Also, the very nature of an author's personality, how much tedium they might add to their own work on account of perfectionism and the like, or how much they can just power through words, obviously adds or takes from the time it takes for them to write a completed work.


----------



## Ben White (Feb 11, 2011)

Joseph Robert Lewis said:


> I wonder if a great literary author is somehow hampered by their success. As in, after they realize that their first novel is "great" in the minds of the world, that knowledge somehow erodes their confidence that they can duplicate or surpass their own success. They become so afraid of failing to live up to everyone's expectations that they give up.
> 
> If that's the price of great success, sign me up for a lifetime of mediocre acclaim!


Hear, hear! I'm reminded of William Goldman, who could never bring himself to write a sequel to The Princess Bride because the original was just so universally adored.


----------



## dmburnett (Feb 4, 2011)

For me, it depends much more on the story.  For one of my novels, I finished the rough draft in a weekend, but there was another of my stories that took years to even get the rough draft down and another 6 months or so to get the final draft done.  Some stories just seem to come easy while others are difficult to get just right and take time.


----------



## Jamie Case (Feb 15, 2011)

tim290280 said:


> I'm sorry, but "important" isn't something that can only be ascribed to a literary book any more than it can be ascribed to a well written genre book.


I'm sorry...I said that where exactly?



> Harry Potter wouldn't meet your conventions but it has had more impact upon society and gotten more people reading than any other books around, thus it is not only important but would carry more weight than just about any other book or series.


You don't actually know my feelings about Harry Potter because I haven't shared them.

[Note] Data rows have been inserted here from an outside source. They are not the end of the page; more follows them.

template <bool SPLIT, int ENV, int HACT, int NLT = -1, int HW = -1, int FS = -1, bool PROF = false, bool ROW = true>
__global__ __launch_bounds__(64) void rollout_chain_kernel(RolloutArgs a) {
  extern __shared__ __attribute__((aligned(16))) float lds_raw[];
  lf* xb = (lf*)lds_raw;
  lf* sb = xb + 64;
  lf* st = sb + 64;
  lf* act = st + kMaxState;
  lf* noise = act + 64;
  li* explore = (li*)(noise + kNoiseFloats);
  lf* wlds = (lf*)(explore + ((a.T + 3) & ~3));
  const int n = blockIdx.x;
  const int lane = threadIdx.x;
  const EnvParams& P = a.P;
  const int D = P.obs_dim;
  constexpr bool loco = ENV != CE_GENERIC;
  const bool discrete = !loco && a.n_actions > 0;
  const int A = discrete ? 1 : P.act_dim;
  const int AW = discrete ? a.n_actions : P.act_dim;
  const int S = state_size(P);

  constexpr bool NB = ROW && SPLIT && HW == 32 && NLT > 0;
  Actor<SPLIT> ar;
  load_actor<SPLIT, NB>(a.pi, ar, wlds);
  const int oxi = NB ? actor_obs_index(lane, D) : lane;
  const bool ox_on = oxi < D;
  const int oxr = ox_on ? oxi : lane - 64;
  const float nmean = pin((a.pi.norm_mean && ox_on) ? a.pi.norm_mean[oxi] : 0.f);
  const float nrstd = pin((a.pi.norm_mean && ox_on) ? rsqrtf(a.pi.norm_var[oxi] + a.pi.norm_eps) : 1.f);
  const float lstd = (!discrete && a.log_std && lane < A) ? a.log_std[lane] : 0.f;
  const float sd = pin(expf(lstd));
  const float lo = pin((!discrete && a.act_low && lane < A) ? a.act_low[lane] : 0.f);
  const float hi = pin((!discrete && a.act_high && lane < A) ? a.act_high[lane] : 0.f);

  for (int i = lane; i < S; i += 64) st[i] = a.state[(size_t)n * S + i];
  xb[lane] = 0.f;
  LocoRegs L{};
  if (loco) {
    const LocoParams& p = P.loco;
    const bool jl = lane < p.nj;
    L.gear = pin(jl ? p.gear[lane] : 0.f);
    L.stiff = pin(jl ? p.stiff[lane] : 0.f);
    L.damp = pin(jl ? p.damp[lane] : 0.f);
    L.thrust = pin(jl ? p.thrust[lane] : 0.f);
    L.pcoup = pin(jl ? p.pitch_coupling[lane] : 0.f);
    L.dt = pin(p.dt);
    L.drag = pin(p.drag);
    L.fwd_weight = pin(p.fwd_weight);
    L.healthy = pin(p.healthy_reward);
    L.ctrl_cost = pin(p.ctrl_cost);
    L.inv_nj = pin(1.f / (float)p.nj);
    L.inv_dt_total = pin(1.f / (p.dt * (float)p.frame_skip));
  }
  wave_sync();
  if (loco) loco_load(P.loco, st, L);

  Cursors c;
  c.vec_step = a.N * D;
  c.act_step = a.N * A;
  c.sc_step = a.N;
  c.obs = pin((gfl*)(a.obs_buf + (size_t)n * D + (lane < D ? lane : 0)));
  c.next_obs = pin((gfl*)(a.next_obs + (size_t)n * D + (lane < D ? lane : 0)));
  c.act_raw = pin((gfl*)(a.act_raw + (size_t)n * A + (lane < A ? lane : 0)));
  c.act_env = pin((gfl*)(a.act_env + (size_t)n * A + (lane < A ? lane : 0)));
  {
    float* b = lane == 0 ? a.env_rew : lane == 1 ? a.dones : lane == 2 ? a.trunc : lane == 3 ? a.ep_ret_out : a.starts;
    c.sc = pin((gfl*)(b + n));
  }

  float o = lane < D ? a.cur_obs[(size_t)n * D + lane] : 0.f;
  float ox = ox_on ? a.cur_obs[(size_t)n * D + oxi] : 0.f;
  float start = a.cur_start[n];
  uint64_t rng = a.rng[n];
  int elapsed = a.elapsed[n];
  float ep_ret = a.ep_ret[n];
  const int chunk = AW > 0 ? max(1, min(a.T, kNoiseFloats / AW)) : a.T;
  const bool has_explore = a.explore_mode != nullptr;
  const int max_steps = a.max_steps;
  long long ph[4] = {0, 0, 0, 0}, n_prof = 0;

  for (int t0 = 0; t0 < a.T; t0 += chunk) {
    const int tc = min(chunk, a.T - t0);
    wave_sync();
    for (int e = lane; e < tc * AW; e += 64) {
      const int tr = e / AW, k = e - tr * AW;
      const uint64_t key = hash3(a.seed, (uint64_t)n, (uint64_t)(a.step0 + t0 + tr));
      uint64_t s = key ^ (kLaneTweak * (uint64_t)(k + 1));
      float v;
      if (a.deterministic) {
        v = 0.f;
      } else if (discrete) {
        const float u = fmaxf(uniform01(s), 1e-12f);
        v = -logf(-logf(u));
      } else {
        v = normal01(s);
      }
      noise[e] = v;
    }
    if (has_explore)
      for (int e = lane; e < tc; e += 64) explore[e] = a.explore_mode[t0 + e];
    wave_sync();

    const lf* nz = noise + (lane < AW ? lane : 0);
    for (int tr = 0; tr < tc; ++tr, nz += AW) {
      long long t0 = 0, t1 = 0, t2 = 0, t3 = 0;
      if constexpr (PROF) t0 = stamp(o);
      if (lane < D) *c.obs = o;
      float head;
      if constexpr (NB) {
        head = actor_forward_nb<HACT, NLT>(ar, (ox - nmean) * nrstd);
      } else {
        xb[lane] = lane < D ? (o - nmean) * nrstd : 0.f;
        wave_sync();
        head = actor_forward<SPLIT, HACT, NLT, HW>(ar, xb);
      }
      float a_raw, a_env;
      if (discrete) {
        const float g = lane < a.n_actions ? head + *nz : -INFINITY;
        const float mx = wave_max(g);
        const unsigned long long m = __ballot(g == mx && lane < a.n_actions);
        const int k = m ? __builtin_ctzll(m) : a.n_actions - 1;
        a_raw = a_env = (float)k;
      } else {
        a_raw = head + sd * *nz;
        a_env = fminf(fmaxf(a_raw, lo), hi);
      }
      if (has_explore && explore[tr]) {
        const uint64_t key = hash3(a.seed, (uint64_t)n, (uint64_t)(a.step0 + t0 + tr));
        uint64_t s = key ^ kExploreTweak;
        if (discrete) {
          s ^= kExploreDiscreteTweak;
          const float u = uniform01(s);
          int k = (int)(u * (float)a.n_actions);
          k = k < a.n_actions ? k : a.n_actions - 1;
          a_raw = a_env = (float)k;
        } else {
          s ^= kLaneTweak * (uint64_t)(lane + 1);
          const float u = uniform01(s);
          a_env = lo + u * (hi - lo);
          a_raw = a_env;
        }
      }
      if (lane < A) {
        *c.act_raw = a_raw;
        *c.act_env = a_env;
      }
      int term = 0;
      float r_env;
      float o_next, ox_next;
      if constexpr (PROF) t1 = stamp(a_env);
      if (loco) {
        r_env = loco_step_regs<ENV, FS>(P.loco, L, a_env);
        if constexpr (PROF) t2 = stamp(r_env);
        o_next = loco_obs<ENV>(P.loco, L, sb, oxr, ox_next);
        if constexpr (PROF) t3 = stamp(o_next);
      } else {
        if (lane < A) act[lane] = a_env;
        wave_sync();
        if (lane == 0) {
          r_env = env_step_lane0(P, (float*)st, (const float*)act, &term, &rng);
          env_obs(P, (const float*)st, (float*)sb);
        }
        wave_sync();
        term = __builtin_amdgcn_readfirstlane(term);
        r_env = bcast(r_env, 0);
        o_next = lane < D ? sb[lane] : 0.f;
        ox_next = sb[oxr];
      }
      elapsed += 1;
      ep_ret += r_env;
      const bool trunc = !term && elapsed >= max_steps;
      const bool done = term || trunc;
      if (lane < D) *c.next_obs = o_next;
      {
        float v = start;
        v = lane == 3 ? (done ? ep_ret : 0.f) : v;
        v = lane == 2 ? (trunc ? 1.f : 0.f) : v;
        v = lane == 1 ? (done ? 1.f : 0.f) : v;
        v = lane == 0 ? r_env : v;
        if (lane < 5) *c.sc = v;
      }
      c.obs += c.vec_step;
      c.next_obs += c.vec_step;
      c.act_raw += c.act_step;
      c.act_env += c.act_step;
      c.sc += c.sc_step;
      if (done) {
        wave_sync();
        if (lane == 0) {
          if (loco) loco_reset(P.loco, (float*)st, rng);
          else env_reset_lane0(P, (float*)st, (float*)sb, &rng);
        }
        wave_sync();
        if (loco) {
          loco_load(P.loco, st, L);
          o = loco_obs<ENV>(P.loco, L, sb, oxr, ox);
        } else {
          o = lane < D ? sb[lane] : 0.f;
          ox = sb[oxr];
        }
        elapsed = 0;
        ep_ret = 0.f;
      } else {
        o = o_next;
        ox = ox_next;
      }
      start = done ? 1.f : 0.f;
      if constexpr (PROF) {
        const long long t4 = stamp(o);
        ph[0] += t1 - t0;
        ph[1] += t2 - t1;
        ph[2] += t3 - t2;
        ph[3] += t4 - t3;
        ++n_prof;
      }
    }
  }
  if constexpr (PROF) {
    if (lane < 5) a.prof[n * 5 + lane] = lane == 4 ? n_prof : lane == 0 ? ph[0] : lane == 1 ? ph[1] : lane == 2 ? ph[2] : ph[3];
  }
  if (loco) loco_store(P.loco, L, st);
  wave_sync();
  for (int i = lane; i < S; i += 64) a.state[(size_t)n * S + i] = st[i];
  if (lane < D) a.cur_obs[(size_t)n * D + lane] = o;
  if (lane == 0) {
    a.cur_start[n] = start;
    a.elapsed[n] = elapsed;
    a.ep_ret[n] = ep_ret;
  }
  rng = (uint64_t)__builtin_amdgcn_readfirstlane((int)(rng & 0xffffffffu)) |
        ((uint64_t)(unsigned)__builtin_amdgcn_readfirstlane((int)(rng >> 32)) << 32);
  if (lane == 0) a.rng[n] = rng;
}

}

bool rollout_split_form(const WaveMLP& m) {
  for (int l = 0; l <= m.n_layers; ++l)
    if (m.dims[l] > 32) return false;
  return true;
}

size_t rollout_lds_bytes(const RolloutArgs& a) {
  const size_t full = rollout_split_form(a.pi) ? 0 : (size_t)full_lds_floats(a.pi);
  return (size_t)(64 + 64 + kMaxState + 64 + kNoiseFloats + full) * sizeof(float) + (size_t)((a.T + 3) & ~3) * sizeof(int);
}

I also poked around the thread a bit for the list of conventions that you seem so sure that I shared and those seem to be missing too.

Making your own assumptions, passing them off as my thoughts, and then arguing against them seems to be a rather convoluted way to have an honest discussion don't you think?


----------



## tim290280 (Jan 11, 2011)

Eric C said:


> Why assume Banville is an "extreme" case when he is simply one of a handful of authors who work in both lit fic and genre and the only one I know of who has gone on record as to how quickly he writes in one field versus another?
> 
> I'm not sure Geisha is an extreme case because there are lots of examples in lit fic--I've already mentioned Franzen taking nine years between efforts--of authors taking, say, more than five years to produce one novel, and few to no examples on the genre side. (With few exceptions, I think, a genre author who took ten years to produce his or her next book would be dropped by the publisher before completing the book.) At the other extreme I can name genre authors who put out two or more novels a year--Stephen King, in his prime, would crank out at least two door stoppers a year--and would be hard pressed to think of any lit fic authors who do the same.
> 
> I think you're right that lit fic authors spend more energy doing other things, e.g., non-fiction, short stories, than do genre authors, so that's a complicating factor here.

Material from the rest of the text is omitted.